Irina, a Christian woman who was also locked up in the school with her two children, said that during the ordeal she prayed and chanted religious hymns with her children. “I was praying with my boys that God would give the terrorists peace of mind to let the children out of that place,” she said.

News of two pastors of an Evangelical Christian-Baptist Church who had lost six of their eight children also made its way through Beslan and the Christian media. Brothers Sergey and Taimuraz Totiev were two pastors well respected in Beslan, a village where non Orthodox Christians are a minority. Some 2,000 children took part in the funeral ceremony during which the Totiev children were laid to rest.

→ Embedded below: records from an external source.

+extern "C" int a3d_gemm_x6_tn(const float* G, const float* Y, int64_t M, float* work, float* dW, a3d_stream_t stream) {
+    A3D_CHECK_ARG(M >= 0 && M < 0x7fffffffll);
+    A3D_CHECK_ARG(G && Y && work && dW);
+    hipStream_t s = (hipStream_t)stream;
+    const int slab_rows = (int)a3d_div_up(a3d_div_up(M, X6_TN_SLABS), X6_KS) * X6_KS;
+    hipLaunchKernelGGL(gm_x6_tn_kernel, dim3(X6_TN_SLABS), dim3(512), 0, s, G, Y, (int)M, slab_rows, work);
+    A3D_LAUNCH_CHECK();
+    hipLaunchKernelGGL(gm_x6_tn_reduce_kernel, dim3(X6_OUT4 / 64), dim3(64 * X6_RED_WAVES), 0, s, (const f32x4*)work, (f32x4*)dW);
+    A3D_LAUNCH_CHECK();
+    return A3D_OK;
+}
diff --git a/3danimals_amd/hostnets.py b/3danimals_amd/hostnets.py
--- a/3danimals_amd/hostnets.py
+++ b/3danimals_amd/hostnets.py
@@ -41,6 +41,8 @@
 
 
 USE_FIELD_STACK = True
+FIELD_GEMM = "x6"
+X6_FORWARD = False
 SPLITK_MIN_ROWS = 65536
 SPLITK_PARTS = 16
 
@@ -102,16 +104,21 @@
     def forward(ctx, x_emb, w_in, per_image, index, w_first, *hidden):
         from . import ops
 
+        assert FIELD_GEMM in ("x6", "fp32"), FIELD_GEMM
+        x6 = FIELD_GEMM == "x6" and X6_FORWARD
         zero = _zero_bias(x_emb, w_in)
         ys = [torch._addmm_activation(zero, x_emb, w_in.t(), use_gelu=False)]
         if w_first is not None:
-            y = ys[0].mm(w_first.t())
-            ops.rows_add_relu_raw_(y, per_image, index)
-            ys.append(y)
+            if x6:
+                ys.append(ops.gemm_x6_nt_relu(ys[0], w_first, per_image.contiguous(), index.contiguous()))
+            else:
+                y = ys[0].mm(w_first.t())
+                ops.rows_add_relu_raw_(y, per_image, index)
+                ys.append(y)
         for w in hidden:
-            ys.append(torch._addmm_activation(zero, ys[-1], w.t(), use_gelu=False))
+            ys.append(ops.gemm_x6_nt_relu(ys[-1], w) if x6 else torch._addmm_activation(zero, ys[-1], w.t(), use_gelu=False))
         ctx.save_for_backward(x_emb, w_in, index, w_first, *hidden, *ys)
-        ctx.n_hidden, ctx.n_images = len(hidden), (per_image.shape[0] if per_image is not None else 0)
+        ctx.n_hidden, ctx.n_images, ctx.x6 = len(hidden), (per_image.shape[0] if per_image is not None else 0), FIELD_GEMM == "x6"
         return ys[-1]
 
     @staticmethod
@@ -123,17 +130,19 @@
         x_emb, w_in, index, w_first = saved[:4]
         hidden, ys = saved[4:4 + ctx.n_hidden], saved[4 + ctx.n_hidden:]
         g = torch.ops.aten.threshold_backward(g.contiguous(), ys[-1], 0)
+        weight_grad = ops.gemm_x6_tn if ctx.x6 else _split_k_weight_grad
+        input_grad = ops.gemm_x6_nn_relumask if ctx.x6 else ops.gemm_nn_relumask
         g_hidden = []
         for i in range(ctx.n_hidden - 1, -1, -1):
             y_prev = ys[len(ys) - ctx.n_hidden - 1 + i]
-            g_hidden.append(_split_k_weight_grad(g, y_prev))
-            g = ops.gemm_nn_relumask(g, hidden[i], y_prev)
+            g_hidden.append(weight_grad(g, y_prev))
+            g = input_grad(g, hidden[i], y_prev)
         g_hidden.reverse()
         g_rows = g_first = None
         if w_first is not None:
             g_rows = ops.rows_segsum_raw(g, index, ctx.n_images)
-            g_first = _split_k_weight_grad(g, ys[0])
-            g = ops.gemm_nn_relumask(g, w_first, ys[0])
+            g_first = weight_grad(g, ys[0])
+            g = input_grad(g, w_first, ys[0])
         g_in = _split_k_weight_grad(g, x_emb)
         g_x = g.mm(w_in) if ctx.needs_input_grad[0] else None
         return (g_x, g_in, g_rows, None, g_first, *g_hidden)
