struct CsJob {
    const float* partial;
    float* out;
    int nrows, n, ld, blk_start;
};
struct CsGroup {
    CsJob j[RTTS_COLSUM_MAX_GROUP];
    int n;
};
#define CS_WAVES 16
__global__ __launch_bounds__(64 * CS_WAVES) void colsum_final_grouped_kernel(const CsGroup grp) {
    __shared__ float red[CS_WAVES][64];
    int ji = 0;
#pragma unroll 1
    for (int i = 1; i < grp.n; ++i)
        if ((int)blockIdx.x >= grp.j[i].blk_start) ji = i;
    const CsJob& J = grp.j[ji];
    const int lane = threadIdx.x & 63, wave = threadIdx.x >> 6;
    const int c = ((int)blockIdx.x - J.blk_start) * 64 + lane;
    float s = 0.f;
    if (c < J.n) {
        float v[16];
#pragma unroll
        for (int k = 0; k < 16; ++k) {
            const int r = wave + k * CS_WAVES;
            v[k] = r < J.nrows ? J.partial[(size_t)r * J.ld + c] : 0.f;
        }
#pragma unroll
        for (int k = 0; k < 16; k += 4) s += (v[k] + v[k + 1]) + (v[k + 2] + v[k + 3]);
        for (int r = wave + 16 * CS_WAVES; r < J.nrows; r += CS_WAVES) s += J.partial[(size_t)r * J.ld + c];
    }
    red[wave][lane] = s;
    __syncthreads();
    if (wave == 0 && c < J.n) {
        float t = 0.f;
#pragma unroll
        for (int w = 0; w < CS_WAVES; w += 4) t += (red[w][lane] + red[w + 1][lane]) + (red[w + 2][lane] + red[w + 3][lane]);
        J.out[c] += t;
    }
}

__global__ __launch_bounds__(FR_THREADS) void residual_epilogue_kernel(const float* __restrict__ x, const bf16_t* __restrict__ g,
                                                                       const float* __restrict__ bias, float sign,
                                                                       float* __restrict__ y, size_t n4, int d, uint32_t seed,
                                                                       const uint32_t* __restrict__ seed_dev, uint32_t thresh,
                                                                       float dscale) {
    if (thresh && seed_dev) seed += seed_dev[0];
    for (size_t i = (size_t)blockIdx.x * blockDim.x + threadIdx.x; i < n4; i += (size_t)gridDim.x * blockDim.x) {
        const float4 xv = reinterpret_cast<const float4*>(x)[i];
        const uint2 gv = reinterpret_cast<const uint2*>(g)[i];
        float4 bv = make_float4(0.f, 0.f, 0.f, 0.f);
        if (bias) bv = *reinterpret_cast<const float4*>(bias + (i * 4) % d);
        float f[4] = {__uint_as_float(gv.x << 16) + bv.x, __uint_as_float(gv.x & 0xffff0000u) + bv.y,
                      __uint_as_float(gv.y << 16) + bv.z, __uint_as_float(gv.y & 0xffff0000u) + bv.w};
        if (thresh) {
#pragma unroll
            for (int j = 0; j < 4; ++j) f[j] *= rtts_drop_keep(seed, (uint32_t)(i * 4 + j), thresh, dscale);
        }
        float4 o;
        o.x = xv.x + sign * f[0];
        o.y = xv.y + sign * f[1];
        o.z = xv.z + sign * f[2];
        o.w = xv.w + sign * f[3];
        reinterpret_cast<float4*>(y)[i] = o;
    }
}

“It was as if my own children had died,” some of those attending the funeral said. “Those boys and girls brought life to our streets.”

Among the crowd, some called for vengeance, but Rev. Sergey Totiev, who led the funeral service, answered the call saying: “We have suffered an enormous loss, but we should not take vengeance for as God said ‘Vengeance shall be Mine’.”

The Baptist pastor said he had no intention of leaving Beslan. “God has given us the strength to face the loss of our four children and He shall give us the courage to remain among our people, here in Beslan,” he said.

Of Taimuraz Totiev’s five children, Larisa (14), Liuba (12), Albina (11), and Boris (8) did not survive, only Magina did. And of Sergey Totiev’s three children, Dzerassa (15) and Anna (9) did not survive. Sergey’s son Azamat, whom the terrorists had used as a human shield, suffered injury in both eyes as a result of an explosion but is still alive.